*WHAT THE TASK REQUIRES:* Report back every line below that carries the word "bool".

*PROVIDED DATA:*

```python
class TranslatorMixin:

    egx_compute: str = "f32s"
    egx_impl: str = "auto"
    egx_defer_small: bool = False
    egx_deterministic: bool = False
    _egx_step: int = 0

    def set_compute(self, compute: str = "f32", impl: str = "auto"):
        assert compute in F_egx.COMPUTE and impl in F_egx.IMPL
        self.egx_compute, self.egx_impl = compute, impl
        return self

    def set_deterministic(self, on: bool = True):
        self.egx_deterministic = bool(on)
        return self

    def enable_weight_cache(self, frozen: bool = False):
        self._egx_wcache = F_egx.WeightCache(frozen=frozen)
        return self

    def disable_weight_cache(self):
        self._egx_wcache = None
        return self

    def invalidate_weight_cache(self):
        wc = getattr(self, "_egx_wcache", None)
        if wc is not None:
            wc.invalidate()
        return self

    def enable_device_seed(self, device=None):
        dev = device or next(self.parameters()).device
        self._egx_seed_dev = torch.tensor([torch.initial_seed() & (2**62 - 1)], dtype=torch.int64, device=dev)
        return self

    def _egx_seed(self) -> int:
        self._egx_step += 1
        return (torch.initial_seed() * 0x9E3779B97F4A7C15 + self._egx_step * 0xD1B54A32D192ED03) & (2**63 - 1)

    def _egx_spec(self, segments, encoder: nn.TransformerEncoder, ln: nn.LayerNorm, projs, head, **call):
        layer0 = encoder.layers[0]
        spec = EncoderSpec(d_model=ln.normalized_shape[0], n_heads=layer0.self_attn.num_heads, d_ff=layer0.linear1.out_features,
                           n_layers=len(encoder.layers), segments=segments, ln_eps=ln.eps, compute=self.egx_compute, impl=self.egx_impl,
                           head_n_out=head[1].out_features if head is not None else 0, **call)
        proj_t = [t for s, p in zip(segments, projs) if s.has_proj for t in (p.weight, p.bias)]
        head_t = (head[0].weight, head[0].bias, head[1].weight, head[1].bias) if head is not None else ()
        return spec, proj_t, head_t

    def _egx_check_inference(self, what: str, subject: str = "ragged batches are"):
        if self.training:
            raise ValueError(f"{subject} inference-only: call model.eval() before passing {what}")
        if torch.is_grad_enabled() and any(p.requires_grad for p in self.parameters()):
            raise ValueError(f"{subject} inference-only: run them under torch.no_grad() / torch.inference_mode() "
                             "(or with every parameter frozen)")

    def _egx_encode(self, feats: Sequence[torch.Tensor], segments: List[SegmentSpec], *, encoder: nn.TransformerEncoder,
                    ln: nn.LayerNorm, projs: Sequence[Optional[nn.Linear]], task_embed: Optional[torch.Tensor],
                    pos_table: Optional[torch.Tensor], p_drop: float, p_pos: float = 0.0, p_feat: float = 0.0,
                    head=None, out_tokens: int = 0, ce=None, token_ce=None, lengths=None) -> torch.Tensor:
        if lengths is not None:
            return self._egx_encode_ragged(feats, segments, lengths, encoder=encoder, ln=ln, projs=projs, task_embed=task_embed,
                                           pos_table=pos_table, head=head, ce=ce, token_ce=token_ce)
        seed_dev = getattr(self, "_egx_seed_dev", None)
        wcache = getattr(self, "_egx_wcache", None)
        adv = 0 if (seed_dev is None or not self.training) else (2 if (wcache is not None and wcache.frozen and torch.is_grad_enabled()) else 1)
        spec, proj_t, head_t = self._egx_spec(segments, encoder, ln, projs, head, p_drop=p_drop, p_pos=p_pos, p_feat=p_feat,
                                              training=bool(self.training), seed=self._egx_seed() if self.training else 0,
                                              seed_ptr=seed_dev.data_ptr() if seed_dev is not None else 0,
                                              advance_seed=adv,
                                              defer_small=bool(self.egx_defer_small), deterministic=bool(self.egx_deterministic),
                                              out_tokens=int(out_tokens), wcache=wcache, ce=ce is not None)
        if ce is not None and head is None:
            raise ValueError("the fused cross entropy needs the pooled head")
        if token_ce is not None:
            if head is not None or not out_tokens:
                raise ValueError("the token classifier works on the first out_tokens tokens of every clip, without the pooled head")
            return F_egx.encoder_token_ce(spec, list(feats), task_embed, pos_table, ln.weight, ln.bias, proj_t,
                                          encoder_layer_tensors(encoder), *token_ce)
        return F_egx.encoder(spec, list(feats), task_embed, pos_table, ln.weight, ln.bias, proj_t,
                             encoder_layer_tensors(encoder), head_t, ce=ce)

    def _egx_encode_ragged(self, feats, segments, lengths, *, encoder, ln, projs, task_embed, pos_table, head, ce, token_ce):
        self._egx_check_inference("lengths=")
        if ce is not None or token_ce is not None:
            raise ValueError("ragged batches are inference-only: no fused loss (target= / lossav=); apply the loss to the returned outputs")
        lens = F_egx.ragged_lengths(lengths, feats[0].shape[0], [s.T for s in segments])
        spec, proj_t, head_t = self._egx_spec(segments, encoder, ln, projs, head, wcache=getattr(self, "_egx_wcache", None))
        return F_egx.encoder_ragged(spec, list(feats), lens, task_embed, pos_table, ln.weight, ln.bias, proj_t,
                                    encoder_layer_tensors(encoder), head_t)

    def _egx_train_ragged(self, feats, segments, lengths, *, encoder, ln, projs, task_embed, pos_table, p_drop, p_pos=0.0, head=None,
                          ce=None):
        if self.egx_defer_small:
            raise ValueError("ragged training: the staged backward (egx_defer_small) is not supported; clear it for ragged batches")
        if ce is not None and head is None:
            raise ValueError("the fused cross entropy needs the pooled head")
        seed_dev = getattr(self, "_egx_seed_dev", None)
        training = bool(self.training)
        spec, proj_t, head_t = self._egx_spec(segments, encoder, ln, projs, head, p_drop=p_drop, p_pos=p_pos, training=training,
                                              seed=self._egx_seed() if training else 0,
                                              seed_ptr=seed_dev.data_ptr() if seed_dev is not None else 0,
                                              advance_seed=1 if (seed_dev is not None and training) else 0,
                                              deterministic=bool(self.egx_deterministic), ce=ce is not None)
        return F_egx.encoder_ragged_train(spec, list(feats), lengths, task_embed, pos_table, ln.weight, ln.bias, proj_t,
                                          encoder_layer_tensors(encoder), head_t, ce=ce)
```
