# eduardburlacu/DiTSep

Measured on AMD Instinct MI355X. Metric: separated utterances/sec @ N=30, 2-spk 4 s mixtures, higher is better.
Workload: dtype fp16 (fp16 MFMA operands, fp32 accumulate)

## Files before the change

ditsep_amd/csrc/common.h:

```cpp
#pragma once
#include <hip/hip_runtime.h>
#include <stdint.h>

typedef unsigned short op16_t;
typedef __attribute__((ext_vector_type(8))) unsigned short op16x8;
typedef __attribute__((ext_vector_type(4))) unsigned short op16x4;
typedef __attribute__((ext_vector_type(8))) __bf16 bf16x8;
typedef __attribute__((ext_vector_type(8))) _Float16 f16x8;
typedef __attribute__((ext_vector_type(4))) float f32x4;

#define DSN_WAVE 64

#define DSN_PL(planes, f16) ((planes) | ((f16) << 4))
#define PL_COUNT(pl) ((pl)&3)
#define PL_F16(pl) ((pl) >> 4)

enum { DSN_ACT_NONE = 0, DSN_ACT_ELU = 1, DSN_ACT_SNAKE = 2, DSN_ACT_SILU = 3 };
enum { DSN_F32_NONE = 0, DSN_F32_TANH = 1 };

__device__ __forceinline__ float dsn_elu(float v) { return v > 0.f ? v : expm1f(v); }
__device__ __forceinline__ float dsn_silu(float v) { return v / (1.f + __expf(-v)); }
__device__ __forceinline__ float dsn_snake(float v, float alpha, float inv_beta) {
  float s = __sinf(v * alpha);
  return v + inv_beta * s * s;
}

#define DSN_F16_MAX 65504.f
__device__ __forceinline__ float dsn_sat16(float v) {
  const float c = __builtin_amdgcn_fmed3f(v, -DSN_F16_MAX, DSN_F16_MAX);
  return v != v ? v : c;
}
__device__ __forceinline__ op16_t to_op16(float v, int f16) {
  return f16 ? __builtin_bit_cast(unsigned short, (_Float16)dsn_sat16(v)) : __builtin_bit_cast(unsigned short, (__bf16)v);
}
__device__ __forceinline__ float from_op16(op16_t u, int f16) {
  return f16 ? (float)__builtin_bit_cast(_Float16, u) : (float)__builtin_bit_cast(__bf16, u);
}
__device__ __forceinline__ void dsn_split(float v, op16_t& hi, op16_t& lo, int f16) {
  hi = to_op16(v, f16);
  lo = to_op16(v - from_op16(hi, f16), f16);
}

typedef __attribute__((ext_vector_type(8))) int i32x8;
#define DSN_FP8_MAX 448.f
__device__ __forceinline__ int dsn_mx_exp(float amax) {
  const unsigned u = __builtin_bit_cast(unsigned, amax * (1.f / DSN_FP8_MAX));
  const int k = (int)((u >> 23) & 0xffu) - 127 + ((u & 0x7fffffu) ? 1 : 0);
  return min(max(k, -126), 126);
}
__device__ __forceinline__ float dsn_pow2(int k) { return __builtin_bit_cast(float, (unsigned)(127 + k) << 23); }
__device__ __forceinline__ unsigned dsn_fp8x4(const f32x4& v) {
  float c[4];
#pragma unroll
  for (int r = 0; r < 4; ++r) {
    const float m = __builtin_amdgcn_fmed3f(v[r], -DSN_FP8_MAX, DSN_FP8_MAX);
    c[r] = v[r] != v[r] ? v[r] : m;
  }
  int w = __builtin_amdgcn_cvt_pk_fp8_f32(c[0], c[1], 0, false);
  w = __builtin_amdgcn_cvt_pk_fp8_f32(c[2], c[3], w, true);
  return (unsigned)w;
}
__device__ __forceinline__ f32x4 mfma_mx8(const op16x8& w_lo, const op16x8& w_hi, const op16x8& a_lo, const op16x8& a_hi,
                                          const f32x4& c, int sw, int sa) {
  typedef __attribute__((ext_vector_type(4))) int i32x4;
  const i32x4 wl = __builtin_bit_cast(i32x4, w_lo), wh = __builtin_bit_cast(i32x4, w_hi);
  const i32x4 al = __builtin_bit_cast(i32x4, a_lo), ah = __builtin_bit_cast(i32x4, a_hi);
  const i32x8 w = {wl[0], wl[1], wl[2], wl[3], wh[0], wh[1], wh[2], wh[3]};
  const i32x8 a = {al[0], al[1], al[2], al[3], ah[0], ah[1], ah[2], ah[3]};
  return __builtin_amdgcn_mfma_scale_f32_16x16x128_f8f6f4(w, a, c, 0, 0, 0, sw, 0, sa);
}

template <int F16>
__device__ __forceinline__ f32x4 mfma16(const op16x8& w, const op16x8& a, const f32x4& c) {
  if (F16)
    return __builtin_amdgcn_mfma_f32_16x16x32_f16(__builtin_bit_cast(f16x8, w), __builtin_bit_cast(f16x8, a), c, 0, 0, 0);
  else
    return __builtin_amdgcn_mfma_f32_16x16x32_bf16(__builtin_bit_cast(bf16x8, w), __builtin_bit_cast(bf16x8, a), c, 0, 0,
                                                   0);
}

__device__ __forceinline__ float wave_sum(float v) {
#pragma unroll
  for (int o = 32; o > 0; o >>= 1) v += __shfl_xor(v, o, 64);
  return v;
}
__device__ __forceinline__ float wave_max(float v) {
#pragma unroll
  for (int o = 32; o > 0; o >>= 1) v = fmaxf(v, __shfl_xor(v, o, 64));
  return v;
}

struct GnGeom {
  int G, cpg, qpg;
};
__host__ __device__ inline GnGeom gn_geom(int C) {
  const int G = C / 4 < 32 ? C / 4 : 32;
  return GnGeom{G, C / G, C / G / 4};
}
__host__ __device__ inline int gn_tpg(int G, int block) {
  int tpg = 1;
  while (tpg < 64 && G * tpg * 2 <= block) tpg *= 2;
  return tpg;
}
// ... 64 lines not shown
```

ditsep_amd/csrc/igemm.hip:

```cpp
#include "igemm.h"

#ifndef DSN_SETPRIO
#define DSN_SETPRIO 0
#endif

namespace {

constexpr int BM = 128, BN = 128, BK = 32;
constexpr int TILE_ELEMS = 128 * BK;

__device__ __forceinline__ int swz(int row, int chunk) { return chunk ^ ((-(row >> 2)) & 3); }

enum { EPI_STATS = 1, EPI_LNFOLD = 2, EPI_FP8OUT = 4 };
enum { LEAN_NO_DIT = 1, LEAN_NO_NCSN = 2, LEAN_SEEDED = 4 };
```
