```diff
@@ -375,7 +408,12 @@
         if _wino4_use(spec, splitk):
             a.w = _ptr(_wwino4(spec))
             kind = "winograd4"
-            _lib.check(_lib.lib().lwg_conv2d_winograd4_f32(a, _stream()), "lwg_conv2d_winograd4_f32")
+            if lists is not None:
+                i32 = torch.int32
+                ld = _lib.LwgConvLists(_ptr(lists[0], i32), _ptr(lists[1], i32), _ptr(lists[2], i32), _ptr(lists[3]))
+                _lib.check(_lib.lib().lwg_conv2d_winograd4_list_f32(a, ctypes.byref(ld), _stream()), "lwg_conv2d_winograd4_list_f32")
+            else:
+                _lib.check(_lib.lib().lwg_conv2d_winograd4_f32(a, _stream()), "lwg_conv2d_winograd4_f32")
         elif nws:
             a.w = _ptr(_wwino(spec))
             ws, extra = torch.empty(nws, device=x0.device, dtype=torch.float32), 1
```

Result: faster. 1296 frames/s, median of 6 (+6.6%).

*EXERCISE RESPONSE:*
    egx_defer_small: bool = False
    egx_deterministic: bool = False
    def set_deterministic(self, on: bool = True):
        self.egx_deterministic = bool(on)
    def enable_weight_cache(self, frozen: bool = False):
                                              training=bool(self.training), seed=self._egx_seed() if self.training else 0,
                                              defer_small=bool(self.egx_defer_small), deterministic=bool(self.egx_deterministic),
        training = bool(self.training)
                                              deterministic=bool(self.egx_deterministic), ce=ce is not None)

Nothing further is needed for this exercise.